Pick each line containing "observe" out of the records.

Available records:
###

template <bool LP>
__global__ void __launch_bounds__(256, 2) bwd_sim_tile3_kernel(SolveArgs a, double* __restrict__ tiles, int D, SimLogpost lp) {
    constexpr int P = 3;
    __shared__ double lp_obs[LP ? LP_MAX_VALS : 1];
    __shared__ int lp_ind[LP ? LP_MAX_OBS : 1];
    if constexpr (LP) {
        for (int i = threadIdx.x; i < lp.n_obs * D; i += 256) lp_obs[i] = lp.obs[i];
        for (int i = threadIdx.x; i < lp.n_obs; i += 256) { const int ni = lp.obs_ind[i]; lp_ind[i] = ni < 0 ? 0 : (ni > a.N ? a.N : ni); }
    }
    __shared__ __attribute__((aligned(16))) char lds_all[2 * SIM_BUF];
    __shared__ __attribute__((aligned(16))) char zones[3 * ZONE_BYTES];
    constexpr int QR_STRIDE = 2 * 9 + 2;
    __shared__ __attribute__((aligned(16))) double qr[4 * QR_STRIDE];
    const int wave = threadIdx.x >> 6, lane = threadIdx.x & 63;
    const int n_tiles = a.B * D;
    const size_t tstride = (size_t)n_tiles * TILE_DOUBLES;
    const int n_chunks = (a.N + CHUNK - 1) / CHUNK;
    for (int i = threadIdx.x; i < 2 * SIM_BUF / 8; i += 256) ((double*)lds_all)[i] = 0.0;
    __syncthreads();
    const int tw = blockIdx.x;
    char* const lds_raw = lds_all;
    double* const dump = tiles + (size_t)(a.N + 1) * tstride + (size_t)tw * 64;

    if (wave >= 1) {
        const int p = wave - 1;
        const int s = lane >> 2, g = lane & 3;
        int tau = tw * 4 + g;
        if (tau >= n_tiles) tau = n_tiles - 1;
        const int b = tau / D, blk = tau - b * D;
        const uint32_t traj = (uint32_t)(a.traj_offset + (uint64_t)b);
        if (p == 0 && s == 0) {
            double Q0[P][P], R0[P][P];
            load_block_consts<P>(a, blk, b, Q0, R0);
#pragma unroll
            for (int i = 0; i < P; ++i)
#pragma unroll
                for (int j = 0; j < P; ++j) { qr[g * QR_STRIDE + i * P + j] = Q0[i][j]; qr[g * QR_STRIDE + 9 + i * P + j] = R0[i][j]; }
        }
        lds_barrier();
        const double* const my_qr = qr + g * QR_STRIDE;
        auto load_q = [&](double (&Qv)[P][P]) {
#pragma unroll
            for (int i = 0; i < P; ++i)
#pragma unroll
                for (int j = 0; j < P; ++j) Qv[i][j] = my_qr[i * P + j];
        };
        int woff[9], voff[3], voff1[3];
#pragma unroll
        for (int i = 0; i < 3; ++i) {
#pragma unroll
            for (int j = 0; j < 3; ++j) woff[i * 3 + j] = sim_tile_byte(s, g, i * 4 + j);
            voff[i] = sim_vec_byte(s, g, 0, i);
            voff1[i] = sim_vec_byte(s, g, 1, i);
        }
        char* const zone = zones + p * ZONE_BYTES;
        const unsigned zone_lds = __builtin_amdgcn_readfirstlane(lds_addr(zone));
        int frow[6], fcol[6];
#pragma unroll
        for (int i = 0; i < 6; ++i) { const int j = 64 * i + lane; frow[i] = j / 24; fcol[i] = (j % 24) * 16; }
        const char* const wave_tiles = (const char*)(tiles + (size_t)tw * 4 * TILE_DOUBLES);
        auto fetch = [&](int ch) {
            const int n_hi = a.N - ch * CHUNK;
#pragma unroll
            for (int i = 0; i < 6; ++i) {
                const int n = n_hi - frow[i];
                lds_dma16(wave_tiles + (size_t)(n < 1 ? 1 : n) * tstride * 8 + fcol[i], zone_lds + 1024 * i);
            }
        };
        lds_dma_wait_all();
        if (p < n_chunks) fetch(p);
        double mf[P], Sf[P][P], mp[P], Sp[P][P], T[P][P], A[P][P], X[P][P], rpiv[P], z[P];
        for (int t = -3; t < n_chunks; ++t) {
            const int ch1 = t + 3, ch2 = t + 2, ch3 = t + 1;
            if (ch1 % 3 == p) {
                if (ch1 < n_chunks) {
                    lds_dma_wait_all();
                    double buf[TILE_DOUBLES];
#pragma unroll
                    for (int k = 0; k < 6; ++k) {
                        const double2 v = *(const double2*)(zone + 96 * lane + 16 * k);
                        buf[2 * k] = v.x; buf[2 * k + 1] = v.y;
                    }
                    lds_reads_done();
                    if (ch1 + 3 < n_chunks) fetch(ch1 + 3);
#pragma unroll
                    for (int i = 0; i < P; ++i) {
#pragma unroll
                        for (int j = 0; j < P; ++j) Sf[i][j] = buf[i * 4 + j];
                        mf[i] = buf[i * 4 + 3];
                    }
                    {
                        double Q[P][P], R[P][P];
                        load_q(Q);
#pragma unroll
                        for (int i = 0; i < P; ++i)
#pragma unroll
                            for (int j = 0; j < P; ++j) R[i][j] = my_qr[9 + i * P + j];
                        predict_block<P>(Q, R, mf, Sf, mp, Sp);
                    }
                    const int n = a.N - ch1 * CHUNK - s;
#ifdef RK_T3_ABLATE_SIMZ
                    z[0] = 0.25 + 1e-3 * n; z[1] = -0.5;
#else
                    normal_pair(a.seed, traj, (uint32_t)(n < 1 ? 1 : n), (uint32_t)blk, PURPOSE_SMOOTH, 0u, z[0], z[1]);
#endif
                }
            } else if (ch2 >= 0 && ch2 % 3 == p) {
                if (ch2 < n_chunks) {
                    {
                        double Q[P][P];
                        load_q(Q);
                        mm_nt<P, P, P>(Sf, Q, T);
                    }
#pragma unroll
                    for (int i = 0; i < P; ++i)
#pragma unroll
                        for (int j = 0; j < P; ++j) { A[i][j] = Sp[i][j]; X[i][j] = T[j][i]; }
                    lu_factor_fwd<P, P>(A, X, rpiv);
                    const int n = a.N - ch2 * CHUNK - s;
                    double z3;
#ifdef RK_T3_ABLATE_SIMZ
                    z[2] = 0.125 + 1e-3 * n; z3 = 0.0;
#else
                    normal_pair(a.seed, traj, (uint32_t)(n < 1 ? 1 : n), (uint32_t)blk, PURPOSE_SMOOTH, 1u, z[2], z3);
#endif
                }
            } else if (ch3 >= 0) {
                if (ch3 < n_chunks) {
                    const int n = a.N - ch3 * CHUNK - s;
                    double GT[P][P], Ssim[P][P], L[P][P], G[P][P];
                    lu_back<P, P>(A, X, rpiv);
                    const bool term = n == a.N;
#pragma unroll
                    for (int i = 0; i < P; ++i)
#pragma unroll
                        for (int j = 0; j < P; ++j) G[i][j] = term ? 0.0 : X[j][i];
                    mm_nt<P, P, P>(G, T, GT);
#pragma unroll
                    for (int i = 0; i < P; ++i)
#pragma unroll
                        for (int j = 0; j < P; ++j) Ssim[i][j] = Sf[i][j] - GT[i][j];
#ifdef RK_T3_ABLATE_SIMPSD
#pragma unroll
                    for (int i = 0; i < P; ++i)
#pragma unroll
                        for (int j = 0; j < P; ++j) L[i][j] = Ssim[i][j];
#else
                    psd_factor<P>(Ssim, L);
#endif
                    if (n >= 1) {
                        char* o = lds_raw + (ch3 & 1) * SIM_BUF;
#pragma unroll
                        for (int i = 0; i < P; ++i) {
                            double w = mf[i];
#pragma unroll
                            for (int k = 0; k <= i; ++k) w = fma(L[i][k], z[k], w);
#pragma unroll
                            for (int j = 0; j < P; ++j) *(double*)(o + woff[i * 3 + j]) = G[j][i];
                            *(double*)(o + voff[i]) = term ? 0.0 : mp[i];
                            *(double*)(o + voff1[i]) = w;
                        }
                    }
                }
            }
            lds_barrier();
        }
    } else {
        const TileCoord tc = tile_coord<1>(tw, lane, n_tiles);
        const int r = tc.r, g = tc.g, c = tc.c, idx = r * 4 + c;
        const int b = tc.tau / D, blk = tc.tau - b * D;
        const bool st = tc.valid && r < 3 && c == 0 && a.x != nullptr;
        const size_t xstride = (size_t)D * P * a.B;
        double* bx = st ? a.x + ((size_t)blk * P + r) * a.B + b : dump + lane;
        const double LOG_SQRT_2PI = 0.91893853320467274178;
        const double lsd = LP ? log(lp.noise_sd) : 0.0;
        int io = LP ? lp.n_obs - 1 : -1;
        double acc = 0.0;
        auto next_index = [&]() { return io >= 0 ? __builtin_amdgcn_readfirstlane(lp_ind[io]) : -1; };
        auto observe = [&](double xv) {
            const double zz = (lp_obs[io * D + blk] - xv) / lp.noise_sd;
            acc += -0.5 * zz * zz - lsd - LOG_SQRT_2PI;
            --io;
        };
        const size_t sx = st ? xstride : 0;
        const bool xbuf_ok = (size_t)CHUNK * xstride * sizeof(double) < 0x7fffffffull;
        const int xvo = st && xbuf_ok ? (int)((((size_t)blk * P + r) * a.B + b) * sizeof(double)) : (int)0x80000000;
        int roff[4], rvec[4], rvec1[4];
#pragma unroll
        for (int k = 0; k < 4; ++k) {
            roff[k] = sim_tile_byte(k, g, idx) - k * 4 * SIM_ITEM;
            rvec[k] = sim_vec_byte(k, g, 0, r) - k * 4 * SIM_ITEM;
            rvec1[k] = sim_vec_byte(k, g, 1, r) - k * 4 * SIM_ITEM;
        }
        double x = 0.0;
        lds_barrier();
        int next_n = LP ? next_index() : -1;
        lds_barrier();
        lds_barrier();
        lds_barrier();
        for (int t = 0; t < n_chunks; ++t) {
            const char* in = lds_raw + (t & 1) * SIM_BUF;
            const int n_hi = a.N - t * CHUNK;
            const int cnt = __builtin_amdgcn_readfirstlane(n_hi >= CHUNK ? CHUNK : n_hi);
            double* o = bx + (size_t)n_hi * sx;
            auto step = [&](const char* q, const char* qv, const char* qw) {
                const double Gt = *(const double*)(q), mp = *(const double*)(qv), mfw = *(const double*)(qw);
                x = MF(Gt, x - mp, mfw);
                o[0] = x;
                o -= sx;
            };
            int n_cur = n_hi;
            if (cnt == CHUNK && xbuf_ok) {
                const __amdgpu_buffer_rsrc_t rsrc = __builtin_amdgcn_make_buffer_rsrc(
                    (void*)(a.x + (size_t)(n_hi - (CHUNK - 1)) * xstride), 0, (int)(CHUNK * xstride * sizeof(double)), 0x00020000);
                double xs[LP ? CHUNK : 1];
#pragma unroll
                for (int s = 0; s < CHUNK; ++s) {
                    const double Gt = *(const double*)(in + roff[s & 3] + s * 4 * SIM_ITEM);
                    const double mp = *(const double*)(in + rvec[s & 3] + s * 4 * SIM_ITEM);
                    const double mfw = *(const double*)(in + rvec1[s & 3] + s * 4 * SIM_ITEM);
                    x = MF(Gt, x - mp, mfw);
                    u32x2 bits;
                    __builtin_memcpy(&bits, &x, 8);
                    __builtin_amdgcn_raw_buffer_store_b64(bits, rsrc, xvo, (int)((CHUNK - 1 - s) * xstride * sizeof(double)), 0);
                    if constexpr (LP) xs[s] = x;
                }
                if constexpr (LP) {
                    if (next_n > n_hi - CHUNK) {
#pragma unroll
                        for (int s = 0; s < CHUNK; ++s)
                            while (n_hi - s == next_n) { observe(xs[s]); next_n = next_index(); }
                    }
                }
            } else if (cnt == CHUNK) {
#pragma unroll
                for (int s = 0; s < CHUNK; ++s) {
                    step(in + roff[s & 3] + s * 4 * SIM_ITEM, in + rvec[s & 3] + s * 4 * SIM_ITEM, in + rvec1[s & 3] + s * 4 * SIM_ITEM);
                    if constexpr (LP) {
                        while (n_cur == next_n) { observe(x); next_n = next_index(); }
                    }
                    --n_cur;
                }
            } else {
                for (int s = 0; s < cnt; ++s) {
                    step(in + sim_tile_byte(s, g, idx), in + sim_vec_byte(s, g, 0, r), in + sim_vec_byte(s, g, 1, r));
                    if constexpr (LP) {
                        while (n_cur == next_n) { observe(x); next_n = next_index(); }
                    }
                    --n_cur;
                }
            }
            lds_barrier();
        }
        const double x_init = tiles[(size_t)tc.tau * TILE_DOUBLES + r * 4 + 3];
        if (st) bx[0] = x_init;
        if constexpr (LP) {
            while (next_n == 0) { observe(x_init); next_n = next_index(); }
            if (D >= 2) acc += __shfl_xor(acc, 4, 64);
            if (D >= 4) acc += __shfl_xor(acc, 8, 64);
            if (tc.valid && r == 0 && c == 0 && blk == 0) {
                if (lp.upars) {
                    const double lps = log(lp.prior_sd);
                    for (int k = 0; k < lp.n_prior; ++k) {
                        const double zz = lp.upars[(size_t)k * a.B + b] / lp.prior_sd;
                        acc += -0.5 * zz * zz - lps - LOG_SQRT_2PI;
                    }
                }
                lp.logpost[b] = acc;
            }
        }
    }
}

template <class RHS>
static int launch_fwd_tile(rk_handle h, const rk_solve_cfg* c, const SolveArgs& a, double* tiles) {
    const LaunchGeom g = fwd_tile_geom(a.B, RHS::D);
    launch_placement_primer(h, g.grid, g.block);
    LaunchTimer t(h, "fwd_tile3_kernel");
    const bool ok = dispatch_int<RK_INTERROGATE_RODEO, RK_INTERROGATE_CHKREBTII>(c->interrogate, [&](auto I) {
        hipLaunchKernelGGL((fwd_tile3_kernel<RHS, I>), g.grid, g.block, 0, h->stream, a, tiles);
    });
    RK_REQUIRE(ok, RK_ERR_UNSUPPORTED, "tile path: interrogate id %d not supported", c->interrogate);
    t.stop();
    RK_HIP(hipGetLastError());
    return RK_OK;
}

###

Result:
        auto observe = [&](double xv) {
                            while (n_hi - s == next_n) { observe(xs[s]); next_n = next_index(); }
                        while (n_cur == next_n) { observe(x); next_n = next_index(); }
                        while (n_cur == next_n) { observe(x); next_n = next_index(); }
            while (next_n == 0) { observe(x_init); next_n = next_index(); }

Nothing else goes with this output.